Convertir en PDF     Version imprimable     Suggérer par mail

 extra

-virginité (1)

gif

La France n’a pas la culture de l’huile d’olive : il faut se faire une raison… Même si, dans le midi (méditerranéen) on a cultivé des oliviers — et on en cultive encore un peu, mais ce n’est rien à côté de nos voisins — le reste du pays ne commence à connaître vraiment ce produit que depuis l’avènement de la nouvelle cuisine : “poisson cru (ou cuit à la vapeur) avec son filet d’huile d’olive”. En Italie, par contre, les gens en ont véritablement le goût. Pas seulement les baby-boomers. Cela m’a particulièrement frappé, cette fois-ci, dans cette expédition à Florence pour la deuxième édition d’OLEUM, foire internationale de l’huile d’olive : il s’agit véritablement d’une culture. Les Italiens font pousser la vigne, mais c’est en France que l’on a une  culture du vin, de son élaboration, de son élevage  (en tous cas, cela était vrai jusqu’à une époque récente). Pour l’huile d’olive ce serait l’inverse. De tous les pays producteurs d’huile d’olive, et spécialement le nôtre, avec sa production quasi-confidentielle, l’Italie a sûrement le goût le plus pointu. C’est la raison, sans doute, de leur exigence quant aux critères d’appellation d’origine contrôlée (en italien, D.O.C. : denominazione d’origine controlata). Si ils ont de grandes régions de production, ils essayent de mettre sur pied, comme nous l’a expliqué le marquis Ferdinando Frescobaldi, des dénominations plus restreintes. Ce qu’un certain nombre de producteurs (trente, pour être précis) de la Toscane centrale, dont les Frescobaldi, justement, et les Antinori, deux familles qui sont parmi les plus grands propriétaires terriens d’Italie, ont commencé à mettre sur pied en fondant une sorte de club, LAUDEMIO, avec des règles tout à fait calquées sur celles d’une appellation d’origine vinicole, et à l’intérieur duquel chacun garde son indépendance (dans le respect des règles communes, bien entendu).
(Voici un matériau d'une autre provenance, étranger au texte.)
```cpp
int mmx_launch_zx6_pack(const mmx_volume* vol, const mmx_block* d_blocks, const mmx_block* h_blocks, int n_blocks,
                        const mmx_zx6_plan& plan, void* d_work, hipStream_t stream)
{
    (void)h_blocks;
    if (vol->dtype != MMX_U16 && vol->dtype != MMX_U8 && vol->dtype != MMX_F32) return MMX_ERR_UNSUPPORTED;
    uint16_t* pack = reinterpret_cast<uint16_t*>(reinterpret_cast<char*>(d_work) + plan.pack_off);
    dim3 grid(plan.max_rowtiles, n_blocks);
    if (vol->dtype == MMX_F32)
        hipLaunchKernelGGL(zx6_pack_f32_kernel, grid, dim3(256), 0, stream, (const float*)vol->d_data,
                           vol->stride_z, vol->stride_y, vol->stride_x, d_blocks, pack, plan.pack_stride);
    else if (vol->dtype == MMX_U16)
        hipLaunchKernelGGL((zx6_pack_kernel<uint16_t>), grid, dim3(256), 0, stream, (const uint16_t*)vol->d_data,
                           vol->stride_z, vol->stride_y, vol->stride_x, d_blocks, pack, plan.pack_stride);
    else
        hipLaunchKernelGGL((zx6_pack_kernel<uint8_t>), grid, dim3(256), 0, stream, (const uint8_t*)vol->d_data,
                           vol->stride_z, vol->stride_y, vol->stride_x, d_blocks, pack, plan.pack_stride);
    return hipGetLastError() == hipSuccess ? MMX_OK : MMX_ERR_HIP;
}

int mmx_launch_zx6(const mmx_volume* vol, const mmx_block* d_blocks, const mmx_block* h_blocks, int n_blocks,
                   const mmx_zx6_plan& plan, const mmx_taps_f32& tx, int radius, void* d_work, float qp, float qq,
                   hipStream_t stream)
{
    if (vol->dtype != MMX_U16 && vol->dtype != MMX_U8 && vol->dtype != MMX_F32) return MMX_ERR_UNSUPPORTED;
    if (radius < 1 || radius > MMX_MAX_RADIUS_FAST) return MMX_ERR_UNSUPPORTED;
    if (radius <= 8) return launch_zx6<1, 1>(vol, d_blocks, h_blocks, n_blocks, plan, tx, radius, d_work, qp, qq, stream);
    if (radius <= 16) return launch_zx6<2, 1>(vol, d_blocks, h_blocks, n_blocks, plan, tx, radius, d_work, qp, qq, stream);
    return launch_zx6<2, 2>(vol, d_blocks, h_blocks, n_blocks, plan, tx, radius, d_work, qp, qq, stream);
}
```

Measured before the change: 43900.

## Stage edge z-tap tables in dynamic LDS and use buffer loads otherwise

Moves the z-weight table to dynamically sized shared memory and, alongside the inner set, preloads the boundary (edge) z tap sets each block needs. Non-steady edge tiles then read from LDS instead of global memory, with a buffer-load fallback plus waitcnt when the sets do not fit the LDS cap. The launch path now sizes LDS per variant through a helper, which can raise LDS use and lower occupancy, and adds a per-block prologue copy.

```diff
diff --git a/magellanmapper_amd/csrc/mmx_fused4.hip b/magellanmapper_amd/csrc/mmx_fused4.hip
--- a/magellanmapper_amd/csrc/mmx_fused4.hip
+++ b/magellanmapper_amd/csrc/mmx_fused4.hip
@@ -31,6 +31,7 @@
     float qp, qq;
     int staged;
     int ntw;
+    int zsets;
 };
 
 namespace {
@@ -236,10 +237,20 @@
     const u4_4* zt = ztab + ((size_t)cz * cfg.maxu * NKZ * 2) * 128 + lane;
     constexpr bool ROT = ZLDS && Q16 && NTW == 1 && !is_f32_4<InT>::value && (NKX == 1 || LA == 2);
     constexpr int ZL1 = NKZ * 4 * 64;
-    __shared__ u4_4 zl[ZLDS ? (ROT ? 2 : 1) * ZL1 : 1];
+    constexpr int ZBASE = ROT ? 2 : 1;
+    extern __shared__ u4_4 zl[];
+    const int z_ntop = u_hi >= u_lo ? ntz - 1 - u_hi : 0;
+    const int z_nedge = u_hi >= u_lo ? u_lo + z_ntop : ntz;
+    const int z_nres = ZLDS ? (z_nedge < cfg.zsets - ZBASE ? z_nedge : cfg.zsets - ZBASE) : 0;
     if constexpr (ZLDS) {
-        const u4_4* zi = ztab + ((size_t)(cz * cfg.maxu + (u_lo < cfg.maxu ? u_lo : 0)) * NKZ * 2) * 128;
+        const u4_4* zc = ztab + ((size_t)cz * cfg.maxu * NKZ * 2) * 128;
+        const u4_4* zi = zc + (size_t)(u_lo < cfg.maxu ? u_lo : 0) * ZL1;
         for (int e = threadIdx.x; e < ZL1; e += 256) zl[e] = zi[e];
+        for (int e = threadIdx.x; e < z_nres * ZL1; e += 256) {
+            const int si = e / ZL1, r = e - si * ZL1;
+            const int U = si < z_ntop ? u_hi + 1 + si : si - z_ntop;
+            zl[(ZBASE + si) * ZL1 + r] = zc[(size_t)U * ZL1 + r];
+        }
         __syncthreads();
         if constexpr (ROT) {
             for (int e = threadIdx.x; e < ZL1; e += 256) {
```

Pour poursuivre le parallèle avec le vin, mettons que ce soit un Margaux dans l’ensemble du Médoc… Ce n’est évidemment pas le seul témoignage qui aille en ce sens : assez souvent on peut également voir sur des bouteilles le “cépage”, la variété d’olive de laquelle provient cette huile, ou des indications de récolte (date précise, pas uniquement millésime).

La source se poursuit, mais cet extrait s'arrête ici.